Extracted material START

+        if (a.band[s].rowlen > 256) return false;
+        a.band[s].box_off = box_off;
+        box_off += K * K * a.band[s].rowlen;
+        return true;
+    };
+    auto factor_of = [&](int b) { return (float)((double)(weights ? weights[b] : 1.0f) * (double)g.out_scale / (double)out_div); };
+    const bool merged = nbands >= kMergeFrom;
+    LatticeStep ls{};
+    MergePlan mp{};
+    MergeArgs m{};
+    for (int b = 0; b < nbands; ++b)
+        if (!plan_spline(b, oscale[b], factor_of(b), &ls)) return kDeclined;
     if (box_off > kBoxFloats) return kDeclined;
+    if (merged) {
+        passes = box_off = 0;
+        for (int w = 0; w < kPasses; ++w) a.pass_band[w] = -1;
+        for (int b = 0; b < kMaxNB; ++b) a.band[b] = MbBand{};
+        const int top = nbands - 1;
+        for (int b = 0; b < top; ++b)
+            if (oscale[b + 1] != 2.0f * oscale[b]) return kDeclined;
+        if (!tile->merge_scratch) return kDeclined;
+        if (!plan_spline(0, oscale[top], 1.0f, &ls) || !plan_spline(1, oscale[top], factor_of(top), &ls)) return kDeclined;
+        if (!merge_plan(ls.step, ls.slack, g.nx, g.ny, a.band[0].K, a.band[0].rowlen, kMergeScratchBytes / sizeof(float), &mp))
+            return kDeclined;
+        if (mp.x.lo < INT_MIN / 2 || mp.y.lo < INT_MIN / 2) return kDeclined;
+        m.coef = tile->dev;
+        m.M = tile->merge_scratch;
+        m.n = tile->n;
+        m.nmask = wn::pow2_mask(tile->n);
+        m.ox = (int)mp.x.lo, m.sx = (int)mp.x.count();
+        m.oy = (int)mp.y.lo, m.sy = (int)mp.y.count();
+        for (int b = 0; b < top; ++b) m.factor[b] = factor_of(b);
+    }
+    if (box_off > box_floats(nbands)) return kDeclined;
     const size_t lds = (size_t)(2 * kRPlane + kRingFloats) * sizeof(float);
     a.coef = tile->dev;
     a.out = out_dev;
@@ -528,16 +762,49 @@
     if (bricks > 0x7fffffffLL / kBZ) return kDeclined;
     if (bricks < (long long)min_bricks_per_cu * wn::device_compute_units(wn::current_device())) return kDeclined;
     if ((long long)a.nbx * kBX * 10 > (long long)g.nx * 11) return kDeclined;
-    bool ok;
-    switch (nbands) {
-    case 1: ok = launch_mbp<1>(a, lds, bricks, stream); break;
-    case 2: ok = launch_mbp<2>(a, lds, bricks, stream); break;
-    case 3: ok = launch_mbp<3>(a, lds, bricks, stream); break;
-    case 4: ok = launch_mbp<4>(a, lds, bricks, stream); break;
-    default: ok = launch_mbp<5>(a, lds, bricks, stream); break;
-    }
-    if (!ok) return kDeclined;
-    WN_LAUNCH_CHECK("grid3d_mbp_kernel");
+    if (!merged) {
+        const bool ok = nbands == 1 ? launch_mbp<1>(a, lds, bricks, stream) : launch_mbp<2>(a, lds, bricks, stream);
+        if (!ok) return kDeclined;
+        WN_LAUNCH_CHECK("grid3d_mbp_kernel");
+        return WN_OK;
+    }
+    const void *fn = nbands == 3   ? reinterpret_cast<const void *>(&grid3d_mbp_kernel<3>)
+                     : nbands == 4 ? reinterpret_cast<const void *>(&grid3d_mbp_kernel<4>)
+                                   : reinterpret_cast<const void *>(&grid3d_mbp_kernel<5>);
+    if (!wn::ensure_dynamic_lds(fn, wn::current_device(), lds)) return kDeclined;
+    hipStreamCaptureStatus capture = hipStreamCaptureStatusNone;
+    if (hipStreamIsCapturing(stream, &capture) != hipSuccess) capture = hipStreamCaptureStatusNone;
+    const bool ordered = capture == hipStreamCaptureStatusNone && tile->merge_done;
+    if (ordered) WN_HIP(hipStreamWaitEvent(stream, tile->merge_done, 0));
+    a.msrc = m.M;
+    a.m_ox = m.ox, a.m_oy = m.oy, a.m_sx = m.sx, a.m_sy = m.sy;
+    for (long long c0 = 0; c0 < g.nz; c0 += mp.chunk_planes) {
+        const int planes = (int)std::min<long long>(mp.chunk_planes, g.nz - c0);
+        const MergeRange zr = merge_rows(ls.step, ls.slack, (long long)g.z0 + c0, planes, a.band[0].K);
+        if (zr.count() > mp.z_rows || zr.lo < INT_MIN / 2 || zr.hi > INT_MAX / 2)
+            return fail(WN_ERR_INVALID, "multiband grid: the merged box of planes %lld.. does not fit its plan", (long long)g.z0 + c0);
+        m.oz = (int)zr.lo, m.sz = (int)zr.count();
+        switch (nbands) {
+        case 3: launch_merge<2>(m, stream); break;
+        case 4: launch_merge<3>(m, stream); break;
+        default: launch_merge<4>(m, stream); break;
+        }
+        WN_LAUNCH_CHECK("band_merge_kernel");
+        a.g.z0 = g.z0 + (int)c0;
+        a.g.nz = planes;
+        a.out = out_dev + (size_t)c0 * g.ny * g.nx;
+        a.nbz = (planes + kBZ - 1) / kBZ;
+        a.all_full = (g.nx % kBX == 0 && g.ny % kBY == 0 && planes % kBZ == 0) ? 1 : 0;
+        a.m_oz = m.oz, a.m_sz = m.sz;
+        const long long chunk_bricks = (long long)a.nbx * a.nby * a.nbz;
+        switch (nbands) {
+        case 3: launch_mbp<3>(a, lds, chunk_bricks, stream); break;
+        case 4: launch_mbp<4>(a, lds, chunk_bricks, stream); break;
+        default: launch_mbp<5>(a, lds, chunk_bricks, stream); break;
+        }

Extracted material END

Directions. From the first line to the last, retype the data exactly.

Answer section.
+        if (a.band[s].rowlen > 256) return false;
+        a.band[s].box_off = box_off;
+        box_off += K * K * a.band[s].rowlen;
+        return true;
+    };
+    auto factor_of = [&](int b) { return (float)((double)(weights ? weights[b] : 1.0f) * (double)g.out_scale / (double)out_div); };
+    const bool merged = nbands >= kMergeFrom;
+    LatticeStep ls{};
+    MergePlan mp{};
+    MergeArgs m{};
+    for (int b = 0; b < nbands; ++b)
+        if (!plan_spline(b, oscale[b], factor_of(b), &ls)) return kDeclined;
     if (box_off > kBoxFloats) return kDeclined;
+    if (merged) {
+        passes = box_off = 0;
+        for (int w = 0; w < kPasses; ++w) a.pass_band[w] = -1;
+        for (int b = 0; b < kMaxNB; ++b) a.band[b] = MbBand{};
+        const int top = nbands - 1;
+        for (int b = 0; b < top; ++b)
+            if (oscale[b + 1] != 2.0f * oscale[b]) return kDeclined;
+        if (!tile->merge_scratch) return kDeclined;
+        if (!plan_spline(0, oscale[top], 1.0f, &ls) || !plan_spline(1, oscale[top], factor_of(top), &ls)) return kDeclined;
+        if (!merge_plan(ls.step, ls.slack, g.nx, g.ny, a.band[0].K, a.band[0].rowlen, kMergeScratchBytes / sizeof(float), &mp))
+            return kDeclined;
+        if (mp.x.lo < INT_MIN / 2 || mp.y.lo < INT_MIN / 2) return kDeclined;
+        m.coef = tile->dev;
+        m.M = tile->merge_scratch;
+        m.n = tile->n;
+        m.nmask = wn::pow2_mask(tile->n);
+        m.ox = (int)mp.x.lo, m.sx = (int)mp.x.count();
+        m.oy = (int)mp.y.lo, m.sy = (int)mp.y.count();
+        for (int b = 0; b < top; ++b) m.factor[b] = factor_of(b);
+    }
+    if (box_off > box_floats(nbands)) return kDeclined;
     const size_t lds = (size_t)(2 * kRPlane + kRingFloats) * sizeof(float);
     a.coef = tile->dev;
     a.out = out_dev;
@@ -528,16 +762,49 @@
     if (bricks > 0x7fffffffLL / kBZ) return kDeclined;
     if (bricks < (long long)min_bricks_per_cu * wn::device_compute_units(wn::current_device())) return kDeclined;
     if ((long long)a.nbx * kBX * 10 > (long long)g.nx * 11) return kDeclined;
-    bool ok;
-    switch (nbands) {
-    case 1: ok = launch_mbp<1>(a, lds, bricks, stream); break;
-    case 2: ok = launch_mbp<2>(a, lds, bricks, stream); break;
-    case 3: ok = launch_mbp<3>(a, lds, bricks, stream); break;
-    case 4: ok = launch_mbp<4>(a, lds, bricks, stream); break;
-    default: ok = launch_mbp<5>(a, lds, bricks, stream); break;
-    }
-    if (!ok) return kDeclined;
-    WN_LAUNCH_CHECK("grid3d_mbp_kernel");
+    if (!merged) {
+        const bool ok = nbands == 1 ? launch_mbp<1>(a, lds, bricks, stream) : launch_mbp<2>(a, lds, bricks, stream);
+        if (!ok) return kDeclined;
+        WN_LAUNCH_CHECK("grid3d_mbp_kernel");
+        return WN_OK;
+    }
+    const void *fn = nbands == 3   ? reinterpret_cast<const void *>(&grid3d_mbp_kernel<3>)
+                     : nbands == 4 ? reinterpret_cast<const void *>(&grid3d_mbp_kernel<4>)
+                                   : reinterpret_cast<const void *>(&grid3d_mbp_kernel<5>);
+    if (!wn::ensure_dynamic_lds(fn, wn::current_device(), lds)) return kDeclined;
+    hipStreamCaptureStatus capture = hipStreamCaptureStatusNone;
+    if (hipStreamIsCapturing(stream, &capture) != hipSuccess) capture = hipStreamCaptureStatusNone;
+    const bool ordered = capture == hipStreamCaptureStatusNone && tile->merge_done;
+    if (ordered) WN_HIP(hipStreamWaitEvent(stream, tile->merge_done, 0));
+    a.msrc = m.M;
+    a.m_ox = m.ox, a.m_oy = m.oy, a.m_sx = m.sx, a.m_sy = m.sy;
+    for (long long c0 = 0; c0 < g.nz; c0 += mp.chunk_planes) {
+        const int planes = (int)std::min<long long>(mp.chunk_planes, g.nz - c0);
+        const MergeRange zr = merge_rows(ls.step, ls.slack, (long long)g.z0 + c0, planes, a.band[0].K);
+        if (zr.count() > mp.z_rows || zr.lo < INT_MIN / 2 || zr.hi > INT_MAX / 2)
+            return fail(WN_ERR_INVALID, "multiband grid: the merged box of planes %lld.. does not fit its plan", (long long)g.z0 + c0);
+        m.oz = (int)zr.lo, m.sz = (int)zr.count();
+        switch (nbands) {
+        case 3: launch_merge<2>(m, stream); break;
+        case 4: launch_merge<3>(m, stream); break;
+        default: launch_merge<4>(m, stream); break;
+        }
+        WN_LAUNCH_CHECK("band_merge_kernel");
+        a.g.z0 = g.z0 + (int)c0;
+        a.g.nz = planes;
+        a.out = out_dev + (size_t)c0 * g.ny * g.nx;
+        a.nbz = (planes + kBZ - 1) / kBZ;
+        a.all_full = (g.nx % kBX == 0 && g.ny % kBY == 0 && planes % kBZ == 0) ? 1 : 0;
+        a.m_oz = m.oz, a.m_sz = m.sz;
+        const long long chunk_bricks = (long long)a.nbx * a.nby * a.nbz;
+        switch (nbands) {
+        case 3: launch_mbp<3>(a, lds, chunk_bricks, stream); break;
+        case 4: launch_mbp<4>(a, lds, chunk_bricks, stream); break;
+        default: launch_mbp<5>(a, lds, chunk_bricks, stream); break;
+        }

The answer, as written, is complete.